I've always wondered about this. What would the remedy be? Would the State file a mandamus action in an appeals court? I'm assuming there is some kind of procedure or the law would be meaningless.
Anyway, I don't see how you get attempted murder if nobody disputes she wasn't trying to kill him. Aggravated assault seems more like it, although you can get 20 for that too.

A weapon, in particular a firearm, was involved. It really is that simple.
post #2278 of 6250
a weapon was involved because he was beating her..
post #2279 of 6250
She was convicted of aggravated assault, not attempted murder. That's just typical media sloppiness. It's always one or the other with them.

Anyway, she claimed self-defense, but the jury didn't buy it. According to the husband, she had apparently reconciled with him and convinced him to lie in a deposition to support her defense -- that's where the stuff about him beating her and his other "baby mommas" comes from.

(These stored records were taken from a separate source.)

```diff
@@ -421,8 +453,9 @@
 int launch_f32c_k(const LstmParams& p, const F32ClusterParams& cp, const LaunchCtx& lc) {
   constexpr int NS = HH / 16;
   constexpr int QPS = 1 + NV0 + NS0 + NS;
-  const size_t lds = (size_t)QPS * 4096 + (GS > 1 ? (size_t)(NW_ / GS) * 8192 + 64 : 0);
-  static_assert(QPS * 4096 + (GS > 1 ? (NW_ / GS) * 8192 + 64 : 0) <= 160 * 1024, "LDS");
+  const size_t lds = f32c_lds_bytes(QPS, GS > 1 ? NW_ / GS : 0, cp.groups_per_cluster);
+  static_assert(f32c_lds_bytes(QPS, GS > 1 ? NW_ / GS : 0, 1) <= kF32cLdsLimit, "LDS");
+  FNSSL_REQUIRE(lds <= kF32cLdsLimit, "lstm_forward: the cluster kernel's group table (%d groups per cluster) exceeds the LDS", cp.groups_per_cluster);
   const int ncl = cp.clusters_per_dir * p.ndir;
   const int nwg = 8 * NS * ((ncl + 7) / 8);
   return enqueue(lc, Kernel{lstm_f32c_kernel<HH, NV0, NS0, MODE, ABLRT, DRIFT, NW_, GS>, NW_ * 64, lds, "lstm_f32c_kernel", true}, nwg, p, cp);
diff --git a/fn-ssl_amd/csrc/lstm_f32c.hip b/fn-ssl_amd/csrc/lstm_f32c.hip
--- a/fn-ssl_amd/csrc/lstm_f32c.hip
+++ b/fn-ssl_amd/csrc/lstm_f32c.hip
@@ -1,3 +1,4 @@
+#include <algorithm>
 #include <cstdlib>
 
 #include "lstm_f32c.h"
@@ -12,6 +13,39 @@
   auto even = [&](long long so, long long si) { return si >= 0 && so == (long long)p.q_inner * si; };
   return even(p.src0.so, p.src0.si) && even(p.out_so, p.out_si) && (!(mode & kSum) || even(p.skip.so, p.skip.si)) &&
          (!(mode & kHas2) || even(p.src2.so, p.src2.si));
+}
+
+struct F32cGeometry {
+  int clusters_per_dir, groups_per_cluster;
+  bool gate_split;
+};
+static F32cGeometry f32c_geometry(const LstmParams& p, int H) {
+  F32cGeometry ge;
+  ge.clusters_per_dir = (cluster_cus() / (H / 16)) / p.ndir;
+  ge.groups_per_cluster = (p.ntasks + ge.clusters_per_dir - 1) / ge.clusters_per_dir;
+  const int gs_knob = fnssl::tune(FNSSL_TUNE_F32C_GATE_SPLIT, 1, 4);
+  ge.gate_split = !p.reserve && (gs_knob ? gs_knob == 4 : ge.groups_per_cluster <= 1);
+  return ge;
+}
+
+static bool f32c_table_applies(LstmParams p, int H, int mode) {
+  if (f32c_uniform(p, mode)) p.q_inner = p.nseq;
+  const F32cGeometry ge = f32c_geometry(p, H);
+  const int slots = ge.gate_split ? (H == 256 ? 8 : kF32cWaves) / 4 : 0;
+  if (f32c_lds_bytes(p.quads_per_slice, slots, ge.groups_per_cluster) > kF32cLdsLimit) return false;
+  auto span_ok = [&](long long so, long long si, long long st) {
+    auto at = [&](long long q) { return (long double)(q / p.q_inner) * so + (long double)(q % p.q_inner) * si; };
+    for (int ck = 0; ck < ge.clusters_per_dir; ++ck) {
+      const long long qa = (long long)ck * ge.groups_per_cluster * 16;
+      if (qa >= p.nseq) break;
+      const long long qz = std::min<long long>(qa + (long long)ge.groups_per_cluster * 16, p.nseq) - 1;
+      const long double bytes = ((at(qz) - at(qa)) + (long double)(p.nsteps + p.carry) * st + 2 * H) * 4;
+      if (bytes >= 4294967296.0L) return false;
+    }
+    return true;
+  };
+  return span_ok(p.src0.so, p.src0.si, p.src0.st) && span_ok(p.out_so, p.out_si, p.out_st) &&
+         (!(mode & kSum) || span_ok(p.skip.so, p.skip.si, p.skip.st)) && (!(mode & kHas2) || span_ok(p.src2.so, p.src2.si, p.src2.st));
 }
 
 bool f32c_handles(const LstmParams& p, int H, int mode) {
@@ -34,6 +68,7 @@
     return false;
   const int ncu = cluster_cus();
   if (ncu < (H / 16) * p.ndir) return false;
+  if (!f32c_table_applies(p, H, mode)) return false;
   const long long groups = (long long)p.ntasks * p.ndir;
   if (const int mg = fnssl::tune(FNSSL_TUNE_F32C_MIN_GROUPS, 1, 1 << 30)) {
     if (groups < mg) return false;
@@ -59,11 +94,11 @@
 
 int forward_f32c(LstmParams p, int H, int mode, size_t cluster_bytes, const LaunchCtx& lc) {
   if (f32c_uniform(p, mode)) p.q_inner = p.nseq;
-  const int ncu = cluster_cus();
   const int members = H / 16;
+  const F32cGeometry ge = f32c_geometry(p, H);
   F32ClusterParams cp;
-  cp.clusters_per_dir = (ncu / members) / p.ndir;
-  cp.groups_per_cluster = (p.ntasks + cp.clusters_per_dir - 1) / cp.clusters_per_dir;
+  cp.clusters_per_dir = ge.clusters_per_dir;
+  cp.groups_per_cluster = ge.groups_per_cluster;
   cp.status = reinterpret_cast<unsigned*>(p.cluster_ws);
   cp.tags = reinterpret_cast<unsigned*>(p.cluster_ws + 256);
   cp.spin_limit = cluster_spin_limit();
@@ -73,8 +108,7 @@
   const size_t tag_bytes = (size_t)p.ndir * cp.clusters_per_dir * cp.groups_per_cluster * members * sizeof(unsigned);
   FNSSL_REQUIRE(256 + tag_bytes <= cluster_bytes, "lstm_forward: the cluster kernel's tags exceed the workspace's cluster area");
   if (!lc.dry) FNSSL_HIP(hipMemsetAsync(p.cluster_ws, 0, 256 + tag_bytes, lc.st));
-  const int gs_knob = fnssl::tune(FNSSL_TUNE_F32C_GATE_SPLIT, 1, 4);
-  const bool gsplit = gs_knob ? gs_knob == 4 : cp.groups_per_cluster <= 1;
+  const bool gsplit = ge.gate_split;
   if (H == 256) {
     constexpr int W = kF32cWavesH256;
     if (p.reserve)
@@ -83,7 +117,7 @@
     if (cp.groups_per_cluster <= kF32cWavesH256Split) return launch_f32c_h256<kF32cWavesH256Split, 1>(p, cp, mode, lc);
     return launch_f32c_h256<W, 1>(p, cp, mode, lc);
   }
-  if (gsplit && !p.reserve) {
+  if (gsplit) {
     if (p.c0 == 4) return launch_f32c_k<128, 0, 1, 0, false, 2, kF32cWaves, 4>(p, cp, lc);
     if (mode == kSum) return launch_f32c_k<128, 16, 0, kSum, false, 2, kF32cWaves, 4>(p, cp, lc);
     return launch_f32c_k<128, 16, 0, 0, false, 2, kF32cWaves, 4>(p, cp, lc);
```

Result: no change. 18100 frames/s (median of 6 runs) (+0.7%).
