# YushenLi807/WWW24-RAT

Hardware: AMD Instinct MI355X
Metric: training samples/sec at B=4096, K=10 retrieved, d=64; 1/2/4/8 MI355X (higher is better)
Workload: dtype f32; 1 GPU; synthetic_F20_V1M_K10_d64_B4096; fields=20, vocab_rows=1000000, retrieved=10, embedding_dim=64, batch_per_gpu=4096, global_batch=4096, heads=8, dim_head=10, depth=4, scale_dim=2, step=fwd+bwd+clip+adam, embedding_grad=atomic, sync_batch_norm=False, parallelism=dp1

## Files before the change

www24-rat_amd/csrc/attn.hip:

```cpp
#include "rat_device.h"
#include "../../include/rat_hip.h"

#include <cstdlib>
#include <initializer_list>

namespace {

constexpr int ATT_THREADS = 512;
constexpr int ATT_WAVES = ATT_THREADS / 64;
constexpr int ATT_ROWS = 64;
constexpr int ATT_MT = ATT_ROWS / 16;
constexpr int DH_MAX = 16;
constexpr int QSLOTS = 8;
constexpr int OSLOTS = 4;
constexpr int FAST_INNER = 80;
constexpr int fast_heads(int tdh) { return tdh > 0 ? FAST_INNER / tdh : 0; }
constexpr int CORE_UNROLL = 3;

struct AttnArgs {
    const float* x;
    const float* dy;
    float* y;
    const float* res;
    const float* add;
// ... 996 lines not shown
    RAT_REQUIRE(d <= 128, "embedding_dim > 128 is not supported by this kernel");
    RAT_REQUIRE(map->L >= 1 && map->L <= ATT_ROWS, "sequence length (K+1 or F+1) must be in [1, 64]");
    RAT_REQUIRE(map->nseq >= 1 && map->q_div >= 1, "bad seq map");
    const AttnGeom g(d, heads, dim_head);
    RAT_REQUIRE(g.fwd_smem() <= 160 * 1024, "heads*dim_head too large for the LDS tile (forward)");
    if (backward) {
        RAT_REQUIRE(g.bwd_smem(heads) <= 160 * 1024, "heads*dim_head too large for the LDS tile (backward)");
        RAT_REQUIRE((g.Q16 / 16) * (g.D16 / 16) <= QSLOTS * ATT_WAVES,
                    "3*heads*dim_head x embedding_dim exceeds the in-register dW_qkv accumulator budget");
        RAT_REQUIRE((g.D16 / 16) * (g.I16 / 16) <= OSLOTS * ATT_WAVES,
                    "embedding_dim x heads*dim_head exceeds the in-register dW_out accumulator budget");
    }
    return 0;
}

bool aligned16(const void* p) { return (reinterpret_cast<uintptr_t>(p) & 15) == 0; }

void fill_common(AttnArgs& a, const RatAttnParams* w, const RatSeqMap* map, int d, int heads, int dim_head,
                 float ln_eps) {
    a.ln_g = w->ln_g;
    a.ln_b = w->ln_b;
    a.w_qkv = w->w_qkv;
    a.w_out = w->w_out;
    a.b_out = w->b_out;
    a.nseq = map->nseq;
    a.q_div = map->q_div;
    a.hi_stride = map->hi_stride;
    a.lo_stride = map->lo_stride;
    a.pos_stride = map->pos_stride;
    a.L = map->L;
    a.nq = (map->queries > 0 && map->queries < map->L) ? map->queries : map->L;
    a.nsq_chunk = ATT_ROWS / map->L;
    a.nchunks = (map->nseq + a.nsq_chunk - 1) / a.nsq_chunk;
    a.d = d;
    a.heads = heads;
    a.dh = dim_head;
    a.eps = ln_eps;
    a.scale = 1.0f / sqrtf((float)dim_head);
    a.out_scale = 1.0f;
    const int I = heads * dim_head;
    a.vec_wqkv = (d % 4 == 0) && aligned16(w->w_qkv);
    a.vec_wout = (I % 4 == 0) && aligned16(w->w_out);
    a.prof = rat_prof_buffer();
}
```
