+    for (int j = 0; j < 8; ++j) e[j] = G2 ? b[j] * g2 : b[j];                                          \
+                                                                                                       \
+                                              \
+    float t2 = 0.f;                                                                                    \
+    if (LEVEL) {                                                                                       \
+      if (!APPLY) sgl += gl;                                                                           \
+_Pragma("unroll")                                                                                      \
+      for (int j = 0; j < 8; ++j) {                                                                    \
+        de[j] += gl * wc[j];                                                                           \
+        if (!APPLY) aw20[j] += gl * e[j];                                                              \
+        t2 += de[j] * b[j];                                                                            \
+      }                                                                                                \
+    } else {                                                                                           \
+      float ds0 = 0.f, ds1 = 0.f;                                                                      \
+      if (g.g_level) {                                                                                 \
+        ds0 = hw0 * gl;                                                                                \
+        ds1 = hw1 * gl;                                                                                \
+        float s0 = 0.f, s1 = 0.f;                                                                      \
+_Pragma("unroll")                                                                                      \
+        for (int j = 0; j < 8; ++j) { s0 += w20[j] * e[j]; s1 += w21[j] * e[j]; }                      \
+        s0 = group_sum<LPV>(s0) + b20;                                                                 \
+        s1 = group_sum<LPV>(s1) + b21;                                                                 \
+        if (!APPLY && cg == 0) { adh0 += gl * dr0 * s0; adh1 += gl * dr1 * s1; }                       \
+      } else if (g.g_side) {                                                                           \
+        ds0 = gs0;                                                                                     \
+        ds1 = gs1;                                                                                     \
+      }                                                                                                \
+      if (cg == 0) { adb0 += ds0; adb1 += ds1; }                                                       \
+_Pragma("unroll")                                                                                      \
+      for (int j = 0; j < 8; ++j) {                                                                    \
+        de[j] += w20[j] * ds0 + w21[j] * ds1;                                                          \
+        aw20[j] += ds0 * e[j];                                                                         \
+        aw21[j] += ds1 * e[j];                                                                         \
+        t2 += de[j] * b[j];                                                                            \
+      }                                                                                                \
+    }                                                                                                  \
+    if (G2) {                                                \
+      const float q2 = group_sum<LPV>(t2) * g2 * (1.f - g2);                                           \
+_Pragma("unroll")                                                                                      \
+      for (int j = 0; j < 8; ++j) {                                                                    \
+        awse2[j] += q2 * b[j];                                                                         \
+        de[j] = de[j] * g2 + q2 * wse2[j];                                               \
+      }                                                                                                \
+    }                                                                                                  \
+    float t1 = 0.f;                                                                                    \
+_Pragma("unroll")                                                                                      \
+    for (int j = 0; j < 8; ++j) t1 += de[j] * a[j];                                                    \
+    const float q1 = group_sum<LPV>(t1) * g1 * (1.f - g1);    \
+    float dxh[8];                                                                                      \
+_Pragma("unroll")                                                                                      \
+    for (int j = 0; j < 8; ++j) {                                                                      \
+      awse[j] += q1 * a[j];                                                                            \
+      const float da = de[j] * g1 + q1 * wse[j];                                                       \
+      dxh[j] = da * lrelu_slope(xh[j], slope);                                                         \
+      if (APPLY) {                                                                                     \
+        dxh[j] = rs[j] * (dxh[j] - am1[j] - xh[j] * am2[j]);                                           \
+      } else {                                                                                         \
+        fdx[j] += dxh[j];                                                                              \
+        fdxx[j] += dxh[j] * xh[j];                                                                     \
+      }                                                                                                \
+    }                                                                                                  \
+    if (APPLY) store8(dxhat_out + vi * C + c0, dxh);                                                   \
+    else if (F64ACC && ++since_flush == 8) {                                                           \
+      since_flush = 0;                                                                                 \
+_Pragma("unroll")                                                                                      \
+      for (int j = 0; j < 8; ++j) {                                                                    \
+        acc64[j][threadIdx.x] += (double)fdx[j];                                                       \
+        acc64[8 + j][threadIdx.x] += (double)fdxx[j];                                                  \
+        fdx[j] = fdxx[j] = 0.f;                                                                        \
+      }                                                                                                \
+    }
+  if constexpr (APPLY) {
+    struct Stage {
+      Pack8<T> x, de;
+      float gl, s0, s1;
+      __device__ __forceinline__ void clear() { zero8p(x); zero8p(de); gl = s0 = s1 = 0.f; }
+    };
+#define SSE_BWD_FETCH(w, stage)                                                                          \
+  do {                                                                                                   \
+    const long long fi_ = (long long)n * V + (w);                                                        \
+    load8p(raw + fi_ * C + c0, (stage).x);                                                               \
+    if (g.g_e) load8p(reinterpret_cast<const T*>(g.g_e) + fi_ * C + c0, (stage).de);                     \
+    if (g.g_level) (stage).gl = g.g_level[fi_];                                                          \
+    else if (g.g_side) { (stage).s0 = g.g_side[fi_ * 2]; (stage).s1 = g.g_side[fi_ * 2 + 1]; }           \
+  } while (0)
+    SEUNET_VOXEL_PIPELINE_BEGIN(PF, Stage, (long long)blockIdx.x * VPB + vb, (long long)P * VPB, V, SSE_BWD_FETCH)
+      const long long vi = (long long)n * V + v;
+      float x[8], xh[8], a[8], b[8], e[8], de[8];
+      unpack8(st.x, x);
+      unpack8(st.de, de);
+      const float gl = st.gl, gs0 = st.s0, gs1 = st.s1;
+      SEUNET_VOXEL_REFILL(SSE_BWD_FETCH);
+      SSE_BWD_VOXEL
+    SEUNET_VOXEL_PIPELINE_END
+#undef SSE_BWD_FETCH
+  } else {
+    const long long stride = (long long)P * VPB;
+    long long v = (long long)blockIdx.x * VPB + vb;
+    Pack8<T> nx, nde;
+    float ngl = 0.f, ns0 = 0.f, ns1 = 0.f;
+    zero8p(nx); zero8p(nde);
 #define SSE_BWD_FETCH(vv)                                                                  \
   do {                                                                                     \
     const long long fi_ = (long long)n * V + (vv);                                         \
@@ -124,100 +247,19 @@
     if (g.g_level) ngl = g.g_level[fi_];                                                   \
     else if (g.g_side) { ns0 = g.g_side[fi_ * 2]; ns1 = g.g_side[fi_ * 2 + 1]; }           \
   } while (0)
-  if (v < V) SSE_BWD_FETCH(v);
-  for (; v < V; v += stride) {
-    const long long vi = (long long)n * V + v;
-    float x[8], xh[8], a[8], b[8], e[8], de[8];
-    unpack8(nx, x);
-    unpack8(nde, de);
-    const float gl = ngl, gs0 = ns0, gs1 = ns1;
-    if (v + stride < V) SSE_BWD_FETCH(v + stride);
-    float d1 = 0.f;
-#pragma unroll
-    for (int j = 0; j < 8; ++j) {
-      xh[j] = (x[j] - mu[j]) * rs[j];
-      a[j] = lrelu(xh[j], slope);
-      d1 += wse[j] * a[j];
-    }
-    const float g1 = gate_sigmoid<T>(group_sum<LPV>(d1));
-    float d2 = 0.f;
-#pragma unroll
-    for (int j = 0; j < 8; ++j) { b[j] = a[j] * g1; d2 += wse2[j] * b[j]; }
-    float g2 = 1.f;
-    if (G2) g2 = gate_sigmoid<T>(group_sum<LPV>(d2));
-#pragma unroll
-    for (int j = 0; j < 8; ++j) e[j] = G2 ? b[j] * g2 : b[j];
-
-    float t2 = 0.f;
-    if (LEVEL) {
-      if (!APPLY) sgl += gl;
-#pragma unroll
-      for (int j = 0; j < 8; ++j) {
-        de[j] += gl * wc[j];
-        if (!APPLY) aw20[j] += gl * e[j];
-        t2 += de[j] * b[j];
-      }
-    } else {
-      float ds0 = 0.f, ds1 = 0.f;
-      if (g.g_level) {
-        ds0 = hw0 * gl;
-        ds1 = hw1 * gl;
-        float s0 = 0.f, s1 = 0.f;
-#pragma unroll
-        for (int j = 0; j < 8; ++j) { s0 += w20[j] * e[j]; s1 += w21[j] * e[j]; }
-        s0 = group_sum<LPV>(s0) + b20;
-        s1 = group_sum<LPV>(s1) + b21;
-        if (!APPLY && cg == 0) { adh0 += gl * dr0 * s0; adh1 += gl * dr1 * s1; }
-      } else if (g.g_side) {
-        ds0 = gs0;
-        ds1 = gs1;
-      }
-      if (cg == 0) { adb0 += ds0; adb1 += ds1; }
-#pragma unroll
-      for (int j = 0; j < 8; ++j) {
-        de[j] += w20[j] * ds0 + w21[j] * ds1;
-        aw20[j] += ds0 * e[j];
-        aw21[j] += ds1 * e[j];
-        t2 += de[j] * b[j];
-      }
-    }
-    if (G2) {
-      const float q2 = group_sum<LPV>(t2) * g2 * (1.f - g2);
-#pragma unroll
-      for (int j = 0; j < 8; ++j) {
-        awse2[j] += q2 * b[j];
-        de[j] = de[j] * g2 + q2 * wse2[j];
-      }
-    }
-    float t1 = 0.f;
-#pragma unroll
-    for (int j = 0; j < 8; ++j) t1 += de[j] * a[j];
-    const float q1 = group_sum<LPV>(t1) * g1 * (1.f - g1);
-    float dxh[8];
-#pragma unroll
-    for (int j = 0; j < 8; ++j) {
-      awse[j] += q1 * a[j];
-      const float da = de[j] * g1 + q1 * wse[j];
-      dxh[j] = da * lrelu_slope(xh[j], slope);
-      if (APPLY) {
-        dxh[j] = rs[j] * (dxh[j] - am1[j] - xh[j] * am2[j]);
-      } else {
-        fdx[j] += dxh[j];
-        fdxx[j] += dxh[j] * xh[j];
-      }
-    }
-    if (APPLY) store8(dxhat_out + vi * C + c0, dxh);
-    else if (F64ACC && ++since_flush == 8) {
-      since_flush = 0;
-#pragma unroll
-      for (int j = 0; j < 8; ++j) {
-        acc64[j][threadIdx.x] += (double)fdx[j];
-        acc64[8 + j][threadIdx.x] += (double)fdxx[j];
-        fdx[j] = fdxx[j] = 0.f;
-      }
-    }
-  }
+    if (v < V) SSE_BWD_FETCH(v);
+    for (; v < V; v += stride) {
+      const long long vi = (long long)n * V + v;
+      float x[8], xh[8], a[8], b[8], e[8], de[8];
+      unpack8(nx, x);
+      unpack8(nde, de);
+      const float gl = ngl, gs0 = ns0, gs1 = ns1;
+      if (v + stride < V) SSE_BWD_FETCH(v + stride);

I guess I can see now why they threw the book at her, if that's true.
post #2280 of 6250
Anyway, going back through the thread.

Self-defense, as Novaguy points out, is a complete defense. If kill someone in self-defense, you can't be convicted of any lesser charge, at least not for the actual use of force. Obviously if you were carrying illegally or something like that, you could still be convicted of that. And "imperfect" self-defense isn't really self-defense. It's a partial defense, basically a kind of manslaughter, where the defendant isn't guilty of murder because he genuinely thought self-defense was necessary -- even though the jury finds that objectively speaking, it wasn't necessary. Imperfect self-defense doesn't exist in many states--took about 10 seconds to verify that Flordia doesn't have imperfect self-defense. In my opinion, it's a crummy rule anyway--the best way to know what someone subjectively believes is what the circumstances objectively were. And it invites juries to reach a dumb compromise.

An example of imperfect self-defense in this case would be something like the jury concluding that Zimmerman honestly believed he had to kill Trayvon Martin to protect himself, but a reasonable person would have thought, oh, he's just going to slam my head on the concrete a little and I'm not in any real danger. I doubt imperfect self-defense is what either Piob or Cranes had in mind. It's not some way to punish Zimmerman for putting himself in a position where Martin could attack him.

Anyway, Cranes, I don't disagree with you that "pursuit" is a bad idea. But -- and it's something you seem to do over and over -- you assume that the good ideas you teach are the law. They're not. Pursuit as you've defined it isn't illegal. It doesn't disqualify you from self-defense. There's a lot of things you can do that make it more likely someone will attack you -- follow them, insult them, go to the wrong part of town, whatever. It might be a bad idea, against what you teach in the CCW class, but it's not necessarily going to take away your right to defend yourself.